OEIS sequences for this: A119748 A277075 A196228 A253238 A276711

In the past, I conjectured that all integers >24 can be written as perfect power (0 and 1 are not counted as perfect power) + prime, I tested dozens of numbers, and I found many numbers having only one way to write:

Code:
6 = 4 + 2
7 = 4 + 3
9 = 4 + 5
10 = 8 + 2
12 = 9 + 3
13 = 8 + 5
14 = 9 + 5
16 = 9 + 7
17 = 4 + 13
18 = 16 + 2
20 = 9 + 11
22 = 9 + 13
25 = 8 + 17
26 = 9 + 17
31 = 8 + 23
36 = 25 + 11
42 = 25 + 17
48 = 25 + 23
58 = 27 + 31
60 = 49 + 11
64 = 27 + 37
74 = 27 + 47
76 = 9 + 67
82 = 9 + 73
85 = 32 + 53
90 = 49 + 41
114 = 25 + 89
120 = 49 + 71
127 = 125 + 2
170 = 81 + 89
193 = 36 + 157
196 = 125 + 71
202 = 9 + 193
214 = 125 + 89
324 = 125 + 199
328 = 225 + 103
331 = 324 + 7
370 = 243 + 127
412 = 81 + 331
505 = 324 + 181
562 = 225 + 337
676 = 243 + 433
706 = 243 + 463
730 = 243 + 487
799 = 576 + 223
841 = 32 + 809
1024 = 27 + 997
1087 = 36 + 1051
1204 = 81 + 1123
1243 = 324 + 919
1681 = 128 + 1553
1849 = 128 + 1721
2146 = 9 + 2137
2293 = 1296 + 997
2986 = 125 + 2861
3319 = 128 + 3191
10404 = 343 + 10061
46656 = 46225 + 431
52900 = 35937 + 16963
(I checked all numbers <= 52900, the OEIS reference shows that 112896 and 122500 are also such numbers, but not all smaller numbers are checked by me, however, due to the OEIS reference, all smaller missed numbers must be primes)

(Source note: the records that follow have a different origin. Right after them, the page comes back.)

 static inline unsigned nb(uint64_t n) { return cdiv(n ? n : 1, 256); }
+static const uint32_t *scan_total(const uint32_t *dev, int words, ClusterBufs &b, hipStream_t st)
+{
+  uint32_t *h = b.host_words;
+  HIP_CHECK(hipMemcpyAsync(h, dev, (size_t) words * 4, hipMemcpyDeviceToHost, st));
+  HIP_CHECK(hipStreamSynchronize(st));
+  return h;
+}
 static void filter_groups(PairList &L, const uint32_t *drop, ClusterBufs &b, hipStream_t st);
 
-static void sort_list(const bk_pair *pairs, PairList &L, int use_y, uint32_t **extra, int n_extra, ClusterBufs &b, hipStream_t st)
+static void sort_list(const bk_pair *pairs, PairList &L, int use_y, DevBuf *k1, DevBuf *k2, ClusterBufs &b, hipStream_t st)
 {
   if (L.n == 0) return;
   uint32_t *key = b.key.as<uint32_t>(L.n), *perm = b.perm.as<uint32_t>(L.n);
-  hipLaunchKernelGGL(k_gather_key, dim3(nb(L.n)), dim3(256), 0, st, pairs, L.idx.get<uint32_t>(), L.n, use_y, key);
-  hipLaunchKernelGGL(k_iota, dim3(nb(L.n)), dim3(256), 0, st, perm, L.n);
+  hipLaunchKernelGGL(k_key_iota, dim3(nb(L.n)), dim3(256), 0, st, pairs, L.idx.get<uint32_t>(), L.n, use_y, key, perm);
   b.se.heavy = b.observe ? (use_y ? &b.heavy_y : &b.heavy_x) : nullptr;
-  std_sort_groups(key, perm, L.gof.get<uint32_t>(), L.goff.get<uint64_t>(), L.ng, L.n, b.se, st);
+  std_sort_groups(key, perm, L.gof.get<uint32_t>(), L.goff.get<uint64_t>(), L.ng, L.n, b.se, st, b.max_group_bound ? b.max_group_bound + 2 : 0);
   b.se.heavy = nullptr;
-  uint32_t *tmp = b.tmp.as<uint32_t>(L.n);
-  auto apply = [&](uint32_t *arr) {
-    hipLaunchKernelGGL(k_gather_u32, dim3(nb(L.n)), dim3(256), 0, st, arr, perm, L.n, tmp);
-    HIP_CHECK(hipMemcpyAsync(arr, tmp, L.n * 4, hipMemcpyDeviceToDevice, st));
-  };
-  apply(L.idx.get<uint32_t>());
-  for (int k = 0; k < n_extra; ++k) apply(extra[k]);
+  uint32_t *oidx = b.idx2.as<uint32_t>(L.n + 1);
+  uint32_t *o1 = k1 ? b.kprev2.as<uint32_t>(L.n + 1) : nullptr, *o2 = k2 ? b.k2alt.as<uint32_t>(L.n + 1) : nullptr;
+  hipLaunchKernelGGL(k_gather_perm, dim3(nb(L.n)), dim3(256), 0, st, perm, L.n, L.idx.get<uint32_t>(), k1 ? k1->get<uint32_t>() : nullptr, k2 ? k2->get<uint32_t>() : nullptr, oidx,
+                     o1, o2);
+  std::swap(L.idx, b.idx2);
+  if (k1) std::swap(*k1, b.kprev2);
+  if (k2) std::swap(*k2, b.k2alt);
+}
+
+static void hand_over_old_list(ClusterBufs &b)
+{
+  if (!b.snap) return;
+  std::swap(b.snap->idx, b.idx2);
+  std::swap(b.snap->gof, b.gof2);
+  std::swap(b.snap->goff, b.goff2);
+  b.snap = nullptr;
 }
 
 static void mask_list(const bk_pair *pairs, PairList &L, long dist, ClusterBufs &b, hipStream_t st)
@@ -290,13 +321,11 @@
   hipLaunchKernelGGL(k_mask_count, dim3(nb(L.n)), dim3(256), 0, st, pairs, L.idx.get<uint32_t>(), L.gof.get<uint32_t>(), L.goff.get<uint64_t>(), L.n, dist, cnt);
   uint32_t *off = b.off.as<uint32_t>(L.n + 1);
   prims::exclusive_scan<uint32_t>(cnt, off, L.n, b.scan_tmp, st);
-  uint32_t total = 0;
-  HIP_CHECK(hipMemcpyAsync(&total, off + L.n, 4, hipMemcpyDeviceToHost, st));
-  HIP_CHECK(hipStreamSynchronize(st));
+  const uint32_t total = scan_total(off + L.n, 1, b, st)[0];
   uint32_t *oidx = b.idx2.as<uint32_t>((uint64_t) total + 1), *ogof = b.gof2.as<uint32_t>((uint64_t) total + 1);
   uint64_t *ogoff = b.goff2.as<uint64_t>((uint64_t) L.ng + 1);
-  hipLaunchKernelGGL(k_expand, dim3(nb(L.n)), dim3(256), 0, st, cnt, off, L.idx.get<uint32_t>(), L.gof.get<uint32_t>(), L.n, oidx, ogof);
-  hipLaunchKernelGGL(k_new_goff, dim3(cdiv(L.ng + 1, 256)), dim3(256), 0, st, off, L.goff.get<uint64_t>(), L.ng, L.n, ogoff);
+  hipLaunchKernelGGL(k_expand, dim3(nb(std::max<uint64_t>(L.n, (uint64_t) L.ng + 1))), dim3(256), 0, st, cnt, off, L.idx.get<uint32_t>(), L.gof.get<uint32_t>(), L.n, oidx, ogof,
+                     L.goff.get<uint64_t>(), L.ng, ogoff);
   std::swap(L.idx, b.idx2);
   std::swap(L.gof, b.gof2);
   std::swap(L.goff, b.goff2);
@@ -313,7 +342,7 @@
 void remove_isolated_end(const bk_pair *pairs, PairList &L, ClusterBufs &b, hipStream_t st)
 {
   if (L.n == 0 || L.ng == 0) return;
-  sort_list(pairs, L, 0, nullptr, 0, b, st);
+  sort_list(pairs, L, 0, nullptr, nullptr, b, st);
 }
 
 namespace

but I don't know why my conjecture fails at the number 1549, also 1771561 is another counterexample, it is known (checked by others), my conjecture works at all numbers <= 10^10 except 1549 and 1771561 (the small numbers cannot be written as this way is 1, 2, 3, 4, 5, 8, 24, thus the set of all numbers which cannot be written as this way is (likely) {1, 2, 3, 4, 5, 8, 24, 1549, 1771561}

(if only odd primes are allowed, and the even prime 2 is not allowed, then the set of all numbers is (likely) {1, 2, 3, 4, 5, 6, 8, 10, 18, 24, 127, 1549, 1771561}, the number 127 is interesting as it is the first odd number >3 which is not the sum of power of 2 and a prime)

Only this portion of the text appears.